12. The system of claim 11, further comprising:

identifying, by the system, a noticeable discrepancy between scheduled hours and actual worked hours.

13. The method of claim 11, further comprising:

identifying, by the system, a specific employee with a lowest value for a first time slot ERF for a schedule first time slot; and

lowering a weight value of the first time slot ERF that is associated with the specific employee.

14. The method of claim 11, further comprising:

scheduling, by the system, a particular employee based in part on an overtime ERF associated with previous overtime patterns associated with the particular employee.

15. The method of claim 11, further comprising:

tracking, by the system, in real-time schedule data and actual work data associated with a specific employee; and

scheduling the specific employee based in part on the schedule data and actual work data associated with the specific employee.

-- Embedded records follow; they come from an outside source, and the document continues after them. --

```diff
 template <int EPI, bool FP8 = false, bool NF4 = false>
 static int launch(const void* A, int lda, const void* W, int ldw, const Params& p, cudaStream_t stream, const Fp8Scales& sc = Fp8Scales{nullptr, nullptr},
                   const srgpt_nf4& w4 = srgpt_nf4{nullptr, nullptr}) {
   constexpr int EB = FP8 ? 1 : 2;
-  constexpr int KB = FP8 ? 128 : BK;
+  const Plan pl = plan_for(p.M, p.N, p.K, EB, FP8 || NF4 ? 0 : plan_mode(), sm_count(),
+                           g_tsk.base != nullptr && g_tsk.bytes >= tsk_workspace_bytes(8));
   CUtensorMap ta, tb;
   int rc = make_tmap(&ta, A, p.M, p.K, lda, FP8);
   if (rc != SRGPT_OK) return rc;
   if (!NF4) {
-    rc = make_tmap(&tb, W, p.N, p.K, ldw, FP8);
+    rc = make_tmap(&tb, W, p.N, p.K, ldw, FP8, pl.tn);
     if (rc != SRGPT_OK) return rc;
   }
-  const int sms = sm_count();
   TskWs ws = {nullptr, nullptr, 0};
-  static const int tsk_env = env_int("SRGPT_GEMM_TSK");
-  const long long sk_units = (long long)ceil_div(p.N, BN) * ceil_div(p.K, KB);
-  if (tsk_env >= 0 && g_tsk.base != nullptr && p.M <= BM && (long long)p.N * p.K * EB >= (4LL << 20) &&
-      g_tsk.bytes >= tsk_workspace_bytes(8)) {
-    int grid = sms < TSK_MAX_CTAS ? sms : TSK_MAX_CTAS;
-    if ((long long)grid > sk_units) grid = (int)sk_units;
+  if (pl.stream_k) {
+    int grid = pl.grid;
     while (tsk_workspace_bytes(grid) > g_tsk.bytes && grid > 1) --grid;
     ws.flags = reinterpret_cast<unsigned int*>(g_tsk.base);
     ws.partial = reinterpret_cast<float*>(reinterpret_cast<uint8_t*>(g_tsk.base) + TSK_FLAG_BYTES);
@@ -519,18 +608,12 @@
     ws.epoch = g_tsk.epoch;
     return launch_kernel<EPI, true, FP8, NF4>(ta, tb, p, ws, sc, w4, grid, stream);
   }
-  static const int gm_env = env_int("SRGPT_GEMM_GM");
-  const int tiles_m = ceil_div(p.M, BM);
   Params pg = p;
-  pg.gm = tiles_m;
-  if ((double)EB * p.M * p.K > 40e6) {
-    const int g = (int)(20e6 / ((double)EB * BM * p.K));
-    pg.gm = g < 1 ? 1 : (g < tiles_m ? g : tiles_m);
-  }
-  if (gm_env > 0) pg.gm = gm_env < tiles_m ? gm_env : tiles_m;
-  const long long units = (long long)tiles_m * ceil_div(p.N, BN);
-  const int grid = (int)(units < sms ? units : sms);
-  return launch_kernel<EPI, false, FP8, NF4>(ta, tb, pg, ws, sc, w4, grid, stream);
+  pg.gm = pl.gm;
+  if constexpr (!FP8 && !NF4) {
+    if (pl.tn == 256) return launch_kernel<EPI, false, false, false, 256>(ta, tb, pg, ws, sc, w4, pl.grid, stream);
+  }
+  return launch_kernel<EPI, false, FP8, NF4>(ta, tb, pg, ws, sc, w4, pl.grid, stream);
 }
 
 }
@@ -553,6 +636,18 @@
   gemm::g_tsk.base = workspace;
   gemm::g_tsk.bytes = bytes;
   gemm::g_tsk.epoch = 0;
+  return SRGPT_OK;
+}
+
+extern "C" __attribute__((visibility("default"))) int srgpt_gemm_plan(int M, int N, int K, int elem_bytes, int sms, int workspace,
+                                                                        srgpt_gemm_plan_t* out) {
+  SRGPT_CHECK_ARG(out != nullptr && M > 0 && N > 0 && K > 0 && sms > 0 && (elem_bytes == 1 || elem_bytes == 2));
+  const gemm::Plan pl = gemm::plan_for(M, N, K, elem_bytes, gemm::plan_mode(), sms, workspace != 0);
+  out->stream_k = pl.stream_k;
+  out->tile_m = gemm::BM;
+  out->tile_n = pl.tn;
+  out->group_m = pl.gm;
+  out->grid = pl.grid;
   return SRGPT_OK;
 }
 
```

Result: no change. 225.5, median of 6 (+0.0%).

16. A machine-readable storage medium, comprising executable instructions that, when executed by a processor, facilitate performance of operations, comprising:

accessing a machine-learning model trained on employee workflow and (scheduling data to determine or infer one or more employee risk factors (ERFs), wherein the machine-learning model can recognize patterns associated with the one or more ERFs that include one or more selected from the group consisting of: in which days of a week the employee is likely to work as scheduled, in which days of the week the employee is likely to take time off from work, and in which days of the week the employee is likely to take sick leave;

employing the machine-learning model to determine impact ERFs associated with respective employees have on workflow operations; and

scheduling employees based on the respective impact ERFs.

17. The machine-readable storage medium of claim 16, further comprising:

identifying a noticeable discrepancy between scheduled hours and actual worked hours.

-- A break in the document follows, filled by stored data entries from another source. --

+template <bool FP16>
+__device__ __forceinline__ f32x4 mfma16x32(const bf16x8 a, const bf16x8 b, const f32x4 c) {
+    if (FP16) return __builtin_amdgcn_mfma_f32_16x16x32_f16(__builtin_bit_cast(f16x8, a), __builtin_bit_cast(f16x8, b), c, 0, 0, 0);
+    return __builtin_amdgcn_mfma_f32_16x16x32_bf16(a, b, c, 0, 0, 0);
+}
+
+constexpr int HMAX16 = 9;
+template <int HM>
+struct Halo16 {
+    float v[HM];
+    int rc[HM];
+};
+template <int NTH, int HM>
+__device__ __forceinline__ void halo16_map(const ThinArgs &p, const Thin16Geom &g, Halo16<HM> &m) {
+    const int wr = TW + p.KS - 1;
+    const int row_elems = wr * p.F;
+    const int total = g.HR * row_elems;
+#pragma unroll
+    for (int it = 0; it < HM; ++it) {
+        const int i = threadIdx.x + it * NTH;
+        m.rc[it] = -1;
+        if (i < total) {
+            const int hy = i / row_elems, e = i - hy * row_elems;
+            const int hx = e / p.F, f = e - hx * p.F;
+            m.rc[it] = hy | (hx << 8) | (f << 16);
+        }
+    }
+}
+template <int HM>
+__device__ __forceinline__ void halo16_load(const ThinArgs &p, Halo16<HM> &m, int b, int y0, int x0) {
+    const float *img = p.T + (size_t)b * p.H * p.W * p.F;
+#pragma unroll
+    for (int it = 0; it < HM; ++it) {
+        m.v[it] = 0.f;
+        if (m.rc[it] >= 0) {
+            const int gy = y0 - p.pad + (m.rc[it] & 255), gx = x0 - p.pad + ((m.rc[it] >> 8) & 255);
+            if (gy >= 0 && gy < p.H && gx >= 0 && gx < p.W) m.v[it] = img[((size_t)gy * p.W + gx) * p.F + (m.rc[it] >> 16)];
+        }
+    }
+}
+template <bool FP16, int NT, int HM>
+__device__ __forceinline__ void halo16_store(const Thin16Geom &g, const Halo16<HM> &m, unsigned short *Tl, int plane) {
+#pragma unroll
+    for (int it = 0; it < HM; ++it)
+        if (m.rc[it] >= 0) {
+            unsigned short hi, lo;
+            split16<FP16>(m.v[it], hi, lo);
+            const int o = thin16_halo_elem(g, m.rc[it] & 255, (m.rc[it] >> 8) & 255, m.rc[it] >> 16);
+            Tl[o] = hi;
+            if (NT == 2) Tl[plane + o] = lo;
+        }
+}
+
+template <bool FP16, int NT, int NW, bool A16, bool STATS>
+__global__ __launch_bounds__(NTHR16) void thin16_gemm_kernel(const ThinArgs p, const Thin16Geom g) {
+    extern __shared__ __attribute__((aligned(16))) unsigned char smem[];
+    const int wstride = g.KP + 8;
+    unsigned short *Wl = reinterpret_cast<unsigned short *>(smem);
+    unsigned short *Tl = Wl + NW * 64 * wstride;
+    const int tid = threadIdx.x, lane = tid & 63, wave = tid >> 6;
+    const int l15 = lane & 15, lg = lane >> 4;
+    const int cbase = blockIdx.y * 64;
+    const int tplane = g.HR * g.CWE;
+
+    for (int i0 = tid; i0 < 64 * g.KP; i0 += 4 * NTHR16) {
+        float v[4];
+        int dst[4];
+#pragma unroll
+        for (int u = 0; u < 4; ++u) {
+            const int i = i0 + u * NTHR16;
+            v[u] = 0.f;
+            dst[u] = -1;
+            if (i < 64 * g.KP) {
+                const int n = i / g.KP, k = i - n * g.KP;
+                dst[u] = n * wstride + k;
+                const long long src = thin16_weight_index(g, k, cbase + n, p.sj, p.st, p.sf, p.flip);
+                if (src >= 0) v[u] = p.D[src];
+            }
+        }
+#pragma unroll
+        for (int u = 0; u < 4; ++u)
+            if (dst[u] >= 0) {
+                unsigned short hi, lo;
+                split16<FP16>(v[u] * p.wscale, hi, lo);
+                Wl[dst[u]] = hi;
+                if (NW == 2) Wl[64 * wstride + dst[u]] = lo;
+            }
+    }
+    for (int i = tid; i < NT * tplane; i += NTHR16) Tl[i] = 0;
+
+    const float nslope = p.act == HOIG_ACT_NONE ? 1.f : (p.act == HOIG_ACT_RELU ? 0.f : p.slope);
+    const bool special = p.act == HOIG_ACT_TANH || p.act == HOIG_ACT_SIGMOID;
+    const float inv = 1.f / p.wscale;
+    const int ksteps = g.KP >> 5, spr = g.KRP >> 5;
+    const unsigned short *wlane = Wl + l15 * wstride + lg * 8;
+    const unsigned short *tlane = Tl + wave * g.CWE + l15 * g.FP + lg * 8;
+
+    const int t_end = min(p.ntiles, (int)(blockIdx.x + 1) * p.strip);
+    Halo16<HMAX16> halo;
+    halo16_map<NTHR16>(p, g, halo);
+    auto coords = [&](int t, int &b, int &y0, int &x0) {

18. The machine-readable storage medium of claim 16, further comprising:

identifying a specific employee with a lowest value for a second time slot ERF for a second schedule time slot; and

lowering a weight value the second time slot ERF that is associated with the specific employee.

19. The machine-readable storage medium of claim 16, further comprising:

scheduling a specific employee based in part on an overtime ERF associated with previous overtime patterns associated with the specific employee.

20. The machine-readable storage medium of claim 16, further comprising:

specific tracking in real-time schedule data and actual work data associated with a specific employee, and schedules specific employee based in part on the schedule data and actual work data associated with the specific employee.